Terry Branstad’s plan to overhaul Wisconsin’s tax code aims to make the state the first in the nation to create a Smart Tax, a way to lower taxes on businesses and the wealthy.
The governor’s tax plan includes several tax breaks that could help businesses, but also could hurt the middle class.
The plan includes a tax break for businesses, which is a good thing for the economy, but it would be a bad thing for middle-class families, according to a new report from the Economic Policy Institute.
“This tax break is an example of how a tax credit is often designed to benefit one group at the expense of another,” says Peter A. Orr, the institute’s chief economist.
“But if it were used for other purposes, the effect would be more severe.”
The Tax Foundation found that if the plan is implemented as originally written, Wisconsin would receive about $1 billion in tax relief in 2022 and 2024, and that money could be used for economic growth and job creation.
But in a statement, Branstad defended the tax plan by noting that it has been approved by the Wisconsin legislature and signed into law by Gov.
Branstad’s proposal, the Tax Foundation wrote, would: Eliminate state income tax brackets.
Eliminate a 5 percent corporate tax rate.
Eliminates an estate tax rate for wealthy taxpayers.
Elimination of the state sales tax on certain purchases.
Eliminated a 3.8 percent personal income tax.

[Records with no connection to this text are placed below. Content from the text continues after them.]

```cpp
template <int W, int NT, int MODE, bool PAT>
__global__ __launch_bounds__(NT, 4) void k_dense(const Cell *cells, uint32_t ncell, const uint32_t *xb, RowMeta m,
	const uint32_t *widx, uint64_t kstride, uint64_t wstride, uint32_t narrow, EmitParams ep, SinkParams sk, uint32_t *claim_ctr)
{
	constexpr int NW = NT / 64;
	constexpr int NGRP = W / 64;
	constexpr int GPW = NGRP / NW;
	constexpr uint32_t WSHIFT = W == 8192 ? 13 : 14;
	constexpr int R = DENSE_R;
	constexpr int NWORD = W / 64;
	constexpr int WPL = NWORD / 64;
	__shared__ double acc[MODE == MODE_COUNT ? 1 : W + 64];
	__shared__ __attribute__((aligned(16))) uint8_t ctouch[MODE == MODE_COUNT ? W : 16];
	__shared__ uint32_t s_cpref[NT + 1];
	__shared__ uint2 s_cse[NT];
	__shared__ double s_caval[NT];
	__shared__ unsigned long long s_bmask[NWORD];
	__shared__ uint32_t s_scrL[2][NW], s_scrN[2][NW];
	__shared__ uint32_t s_wcnt[NW + 1];
	__shared__ PatCell s_pat;
	__shared__ unsigned long long s_u64[2 * NW];
	__shared__ double s_f64[NW];
	__shared__ uint32_t s_claim[4];

	const unsigned tid = threadIdx.x, lane = lane_id();
	const unsigned wv = (unsigned)__builtin_amdgcn_readfirstlane((int)wave_id());
	const double CLEAN = (PAT && MODE != MODE_COUNT) ? -0.0 : 0.0;
	if (MODE == MODE_COUNT) { for (int q = tid; q < W / 16; q += NT) reinterpret_cast<uint4 *>(ctouch)[q] = make_uint4(0, 0, 0, 0); }
	else for (int q = tid; q < W + 64; q += NT) acc[q] = CLEAN;
	for (int q = tid; q < NWORD; q += NT) s_bmask[q] = 0ull;
	const bool plain = ep.C == 1.0 && !ep.si_pos && !ep.sk_pos;
	const unsigned long long laneK = (unsigned long long)lane * 0x9E3779B97F4A7C15ull;
	unsigned long long d_cnt = 0, d_hash = 0; double d_sum = 0;
	PatAcc pat; pat_init(pat);
	if (tid == 0) pat_reset(&s_pat);
	uint32_t flip = 0;
#ifdef SPSAMD_STAMPS
	unsigned long long st_[12] = {}; unsigned long long st_t = clock64();
#endif

	constexpr uint32_t NONE = 0xFFFFFFFFu;
	const bool claimed = claim_ctr != nullptr && xb != nullptr && !ABL(ep, 16);
	const CellWalk walk = cell_walk(claimed ? nullptr : xb, ncell);
	const uint32_t stride = walk.stride, cend = walk.end;
	const uint32_t clast = ncell ? ncell - 1 : 0;
	uint32_t part = blockIdx.x & 7u, tried = 0;
	auto claim_resolve = [&](uint32_t got) -> uint32_t {
		while (true) {
			if (got < xb[part + 1]) return got;
// ... 66 lines not shown
		STAMP_COUNT(8);
		uint32_t pnseg = 0;
		for (uint32_t chunk = beg; chunk < end; chunk += NT) {
			STAMP_COUNT(9);
			uint32_t lo2, hi2; double a2;
			{
				seg_bounds(kA, w, lo2, hi2);
				a2 = aA;
				if (chunk + NT + tid >= end) hi2 = lo2;
				const uint32_t e2 = chunk + 2 * NT + tid;
				const uint32_t e2c = e2 < end ? e2 : beg;
				kA = m.acol[e2c]; aA = m.aval[e2c];
			}
			const uint32_t items = (len + R - 1) / R;
			const uint32_t inc = wave_inclusive_scan_u32(items);
			const uint64_t nzm = __ballot(len != 0);
			const uint32_t wrank = (uint32_t)__popcll(nzm & lanemask_lt());
			if (lane == 63) s_scrL[flip][wv] = inc;
			if (lane == 0) s_scrN[flip][wv] = (uint32_t)__popcll(nzm);
			STAMP(0);
			lds_barrier();
			STAMP(1);
			if (claimed && chunk == beg) {
				i2 = (uint32_t)__builtin_amdgcn_readfirstlane((int)s_claim[2 + (iter & 1u)]);
				pend2 = cell_pend_load(cells, min(i2, clast), zlane);
			}
			uint32_t baseL = 0, baseN = 0, total = 0, nzc = 0;
#pragma unroll
			for (int q = 0; q < NW; ++q) {
				const uint32_t l = s_scrL[flip][q], n = s_scrN[flip][q];
				if (q < (int)wv) { baseL += l; baseN += n; }
				total += l; nzc += n;
			}
			flip ^= 1u;
			total = (uint32_t)__builtin_amdgcn_readfirstlane((int)total);
			nzc = (uint32_t)__builtin_amdgcn_readfirstlane((int)nzc);
			const uint32_t myfirst = baseL + inc - items;
			if (len) {
				const uint32_t rank = baseN + wrank;
				s_cpref[rank] = myfirst;
				s_cse[rank] = make_uint2(lo, lo + len);
				s_caval[rank] = a;
				if (myfirst < (uint32_t)W) atomicOr(reinterpret_cast<uint32_t *>(s_bmask) + (myfirst >> 5), 1u << (myfirst & 31u));
			}
			if (ABL(ep, 8)) total = 0;
			if (total == 0) { lo = lo2; len = hi2 - lo2; a = a2; continue; }
			if (ep.ordered && MODE != MODE_COUNT) {
				lds_barrier();
				for (uint32_t q = 0; q < nzc; ++q) {
					const uint2 se = s_cse[q];
					const double aq = s_caval[q];
					for (uint32_t t = se.x + tid; t < se.y; t += NT) {
						const BTup bt = m.btup[t];
						const uint32_t slot = (uint32_t)bt.col - wbase;
						acc[slot] = acc[slot] + aq * btup_val(bt);
					}
					lds_barrier();
				}
				for (int q = tid; q < NWORD; q += NT) s_bmask[q] = 0ull;
				lo = lo2; len = hi2 - lo2; a = a2;
				continue;
			}
			uint32_t Q0 = 0;
			for (uint32_t pb = 0; pb < total; pb += W) {
				const uint32_t pe = min(total, pb + (uint32_t)W);
				if (pb) {
					lds_barrier();
					for (int q = tid; q < NWORD; q += NT) s_bmask[q] = 0ull;
					lds_barrier();
					if (len && myfirst >= pb && myfirst < pe) atomicOr(&s_bmask[(myfirst - pb) >> 6], 1ull << ((myfirst - pb) & 63u));
				}
				STAMP(2);
				lds_barrier();
				STAMP(3);
				unsigned long long mw[WPL]; uint32_t pre[WPL];
				uint32_t run = Q0;
#pragma unroll
				for (int x = 0; x < WPL; ++x) {
					mw[x] = s_bmask[x * 64 + lane];
					const uint32_t cnt = (uint32_t)__popcll(mw[x]);
					const uint32_t incl = wave_inclusive_scan_u32(cnt);
					pre[x] = run + incl - cnt;
					run += (uint32_t)__builtin_amdgcn_readlane((int)incl, 63);
				}
				const uint32_t nsteps = (pe - pb + NT - 1) / NT;
				auto lookup = [&](uint32_t step, uint32_t &obp, uint32_t &onv, double &oav) {
					const uint32_t b = step * NW + wv;
					const uint32_t t = pb + (b << 6) + lane;
					const bool ok = t < pe;
					uint32_t mlo = 0, mhi = 0, pr = 0;
#pragma unroll
					for (int x = 0; x < WPL; ++x) {
						if ((b >> 6) == (uint32_t)x) {
							mlo = (uint32_t)__builtin_amdgcn_readlane((int)(uint32_t)mw[x], (int)(b & 63u));
							mhi = (uint32_t)__builtin_amdgcn_readlane((int)(uint32_t)(mw[x] >> 32), (int)(b & 63u));
							pr = (uint32_t)__builtin_amdgcn_readlane((int)pre[x], (int)(b & 63u));
						}
					}
					if (ABL(ep, 128)) { obp = (t * R) & 0xFFFFFu; onv = ok ? R : 0u; oav = 1.0; return; }
					const uint32_t s1lo = (mlo >> 1) | (mhi << 31), s1hi = mhi >> 1;
					const uint32_t qs = pr + (mlo & 1u) - 1u;
					uint32_t q = qs + __builtin_amdgcn_mbcnt_hi(s1hi, __builtin_amdgcn_mbcnt_lo(s1lo, 0u));
					q = min(q, nzc - 1u);
					const uint2 se = s_cse[q];
					obp = se.x + (t - s_cpref[q]) * R;
					onv = ok ? min((uint32_t)R, se.y - obp) : 0u;
					oav = s_caval[q];
				};
				const char *bbase = reinterpret_cast<const char *>(m.btup);
				auto fetch = [&](uint32_t bp_) -> BPiece {
					if (ABL(ep, 64)) bp_ &= 0xFFFFu;
					if (narrow) return *reinterpret_cast<const BPiece *>(bbase + (uint32_t)((bp_ << 3) + (bp_ << 2)));
					return *reinterpret_cast<const BPiece *>(bbase + (uint64_t)bp_ * 12u);
				};
				auto accumulate = [&](const BPiece &piece, uint32_t nv_, double av_) {
#pragma unroll
					for (int u = 0; u < R; ++u) {
						const uint32_t slot = (uint32_t)u < nv_ ? (ABL(ep, 64) ? (piece.w[3 * u] & (W - 1)) : piece.w[3 * u] - wbase) : (uint32_t)W + lane;
						if (ABL(ep, 32)) { if (piece.w[3 * u + 2] == 0x7FF12345u) acc[MODE == MODE_COUNT ? 0 : slot] = av_; }
						else if (MODE == MODE_COUNT) { if ((uint32_t)u < nv_) ctouch[slot] = (uint8_t)1; }
						else {
							const double pv = av_ * __hiloint2double((int)piece.w[3 * u + 2], (int)piece.w[3 * u + 1]);
							atomicAdd(&acc[slot], pv);
							if (PAT && (uint32_t)u < nv_) pat_note(pat, pv);
						}
					}
				};
				STAMP(4);
#if DENSE_DEPTH == 2
				uint32_t bp0, nv0, bp1 = 0, nv1 = 0; double av0, av1 = 0.0;
				lookup(0, bp0, nv0, av0);
				BPiece p0 = fetch(bp0), p1 = p0;
				if (nsteps > 1) lookup(1, bp1, nv1, av1);
				for (uint32_t step = 0; step < nsteps; ++step) {
					STAMP_COUNT(10);
					if (step + 1 < nsteps) p1 = fetch(bp1);
					uint32_t bp2 = 0, nv2 = 0; double av2 = 0.0;
					if (step + 2 < nsteps) lookup(step + 2, bp2, nv2, av2);
					accumulate(p0, nv0, av0);
					p0 = p1; nv0 = nv1; av0 = av1;
					bp1 = bp2; nv1 = nv2; av1 = av2;
				}
#else
				uint32_t bp, nv; double av;
				lookup(0, bp, nv, av);
				for (uint32_t step = 0; step < nsteps; ++step) {
					STAMP_COUNT(10);
					const BPiece piece = fetch(bp);
					uint32_t nbp = bp, nnv = 0; double nav = 0.0;
					if (step + 1 < nsteps) lookup(step + 1, nbp, nnv, nav);
					accumulate(piece, nv, av);
					bp = nbp; nv = nnv; av = nav;
				}
#endif
				Q0 = run;
				STAMP(5);
			}
			if (PAT) { pat_publish(pat, &s_pat); pnseg += nzc; }
			lds_barrier();
			STAMP(6);
			for (int q = tid; q < NWORD; q += NT) s_bmask[q] = 0ull;
			lo = lo2; len = hi2 - lo2; a = a2;
		}
		{
			uint32_t l2, h2;
			seg_bounds(nk, rec1.wa, l2, h2);
			nlo = l2; nlen = nact ? h2 - l2 : 0u;
		}
		if (ABL(ep, 16)) continue;
		STAMP(0);
		uint32_t claim_pending = NONE;
		if (claimed && tid == 0 && tried < 8u) claim_pending = atomicAdd(&claim_ctr[part * 32u], 1u);
		const double pthr = PAT ? pat_threshold(&s_pat, pnseg) : -1.0;
		const uint32_t pbeg = beg, pend = end;
		double v[GPW];
		uint64_t nzmask[GPW];
		uint32_t wcount = 0;
		constexpr unsigned long long MIXK = 0x9E3779B97F4A7C15ull;
		unsigned long long X0 = ((((unsigned long long)(uint32_t)rowid) << 32) | (unsigned long long)(wbase + wv * GPW * 64u)) * MIXK;
		X0 = ((unsigned long long)(uint32_t)__builtin_amdgcn_readfirstlane((int)(uint32_t)(X0 >> 32)) << 32) |
			(unsigned long long)(uint32_t)__builtin_amdgcn_readfirstlane((int)(uint32_t)X0);
		double r_sum = 0;
		unsigned long long r_hash = 0;
		if constexpr (MODE == MODE_COUNT) {
			static_assert(W / 16 == NT, "sixteen flag bytes per thread");
			uint32_t cnt = 0;
			{
				uint4 *cw = reinterpret_cast<uint4 *>(ctouch);
				const uint4 x = cw[tid];
				const uint32_t xs[4] = {x.x, x.y, x.z, x.w};
				if (x.x | x.y | x.z | x.w) {
					cw[tid] = make_uint4(0, 0, 0, 0);
#pragma unroll
					for (int q = 0; q < 4; ++q) {
						if (!ep.sk_pos) cnt += (uint32_t)__popc(xs[q]);
						else {
#pragma unroll
							for (int b = 0; b < 4; ++b)
								if (((xs[q] >> (8 * b)) & 1u) && col_allowed(ep, (int32_t)(wbase + tid * 16u + (uint32_t)(4 * q + b)))) ++cnt;
						}
					}
				}
			}
			wcount = (uint32_t)wave_reduce_sum((unsigned long long)cnt);
		} else {
#pragma unroll
		for (int gi = 0; gi < GPW; ++gi) {
			int grp = wv * GPW + gi;
			double x = acc[grp * 64 + lane];
			acc[grp * 64 + lane] = CLEAN;
			bool ok;
			if (MODE != MODE_COUNT && PAT) {
				const bool touched = __double_as_longlong(x) != (long long)0x8000000000000000ull;
				x = pat_fix_wave(touched && !(fabs(x) > pthr), x, (int32_t)(wbase + grp * 64 + lane), m, pbeg, pend);
			}
			if (plain) ok = x != 0;
			else ok = emit_value(ep, a_scale, (int32_t)(wbase + grp * 64 + lane), x, &x);
			v[gi] = x;
			nzmask[gi] = __ballot(ok);
			wcount += (uint32_t)__popcll(nzmask[gi]);
			if (MODE == MODE_DIGEST) {
				unsigned long long h = X0 + laneK;
				h ^= h >> 29;
				r_hash += ok ? h : 0ull;
				if (plain && !PAT) r_sum += x;
				else r_sum += ok ? x : 0.0;
				X0 += 64ull * MIXK;
			}
		}
		}
		if (MODE == MODE_DIGEST) {
			if (lane == 0) d_cnt += wcount;
			d_sum += r_sum;
			d_hash += r_hash;
			if (sk.row_nnz) {
				double rs = wave_reduce_sum(r_sum);
				r_hash = wave_reduce_sum(r_hash);
				if (lane == 0 && wcount) { atomicAdd((unsigned long long *)&sk.row_nnz[rowid], (unsigned long long)wcount); atomicAdd(&sk.row_sum[rowid], rs); atomicAdd(&sk.row_hash[rowid], r_hash); }
			}
		} else {
			if (lane == 0) s_wcnt[wv] = wcount;
			__syncthreads();
			uint32_t wbefore = 0, wtotal = 0;
#pragma unroll
			for (int q = 0; q < NW; ++q) { uint32_t t = s_wcnt[q]; if (q < (int)wv) wbefore += t; wtotal += t; }
			if (MODE == MODE_COUNT) {
				if (tid == 0) sk.segcount[cell.seg] = wtotal;
			} else {
				int64_t o = sk.segoff[cell.seg] + wbefore;
#pragma unroll
				for (int gi = 0; gi < GPW; ++gi) {
					uint64_t mk = nzmask[gi];
					if ((mk >> lane) & 1ull) {
						int64_t oo = o + __popcll(mk & lanemask_lt());
						sk.out_i[oo] = rowid;
						sk.out_j[oo] = (int32_t)(wbase + (wv * GPW + gi) * 64 + lane);
						sk.out_v[oo] = v[gi];
					}
					o += __popcll(mk);
				}
				if (tid == 0) sk.segactual[cell.seg] = wtotal;
			}
			__syncthreads();
// ... 69 lines not shown
```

Elimined a 2.5 percent property tax.
Eliminates income taxes on some individuals and families, but the Tax Institute notes that the proposal would be less burdensome on the middle-income and working-class taxpayers than the tax credit currently exists.
The Tax Foundation estimated that eliminating the state income and property taxes would increase the state’s gross domestic product by $12 billion and its Gross Domestic Product Growth by 1.7 percentage points.
Additionally, the plan would eliminate the estate tax and the state property tax, and eliminate the state personal income and sales taxes.
Branstad would also eliminate the personal income exemption for couples filing jointly, and the corporate income tax exemption for corporations, but only for the individuals who earn more than $500,000 a year.
Instead of eliminating the personal exemption, the proposal eliminates it entirely.
And if you’re earning more than that, Branstad says, you’d pay a $200 surcharge on your taxable income.
Wisconsin has the lowest personal income exemptions in the country, according the Tax Policy Center, and a separate study released last year found that Wisconsin residents earning $500 a year or less would be hit with a $1,100 tax increase if the state eliminated the personal and corporate income exemptions.
According to the Tax Reform Network, the state would end up with about $5 billion in additional revenue in 2022.
Other tax breaks would also benefit the wealthy, according a Tax Foundation analysis.
The plan would increase taxes on corporations by $1.5 billion, and individuals would save $2.3 billion.
But in the end, the tax cuts for the wealthy would make up for the higher taxes they’d pay on the rest of Wisconsin’s population, according another Tax Foundation report.
Under the tax reform plan, Wisconsin’s wealthy would pay about $3,500 in state taxes a year in 2022, according, according The Wisconsin State Journal.
That’s about $8,500 more than their federal taxable income, the newspaper reported.
However, the wealthiest taxpayers in the state — those earning $1 million or more — would see their taxes rise by $879 a year, according an analysis by the Tax Research Center.
The wealthiest taxpayers would save about $7,400 in state tax revenue.
The wealthy would also pay more in taxes on their wages, but that would come from a reduction in their state sales and property tax bills.
The Tax Policy Network estimates that the Tax Reduction Tax Relief Act will reduce Wisconsin’s overall budget deficit by about $12.2 billion over the next decade, and increase state revenues by $3.5 trillion over that same period.
This story was updated to include a statement from Branstad.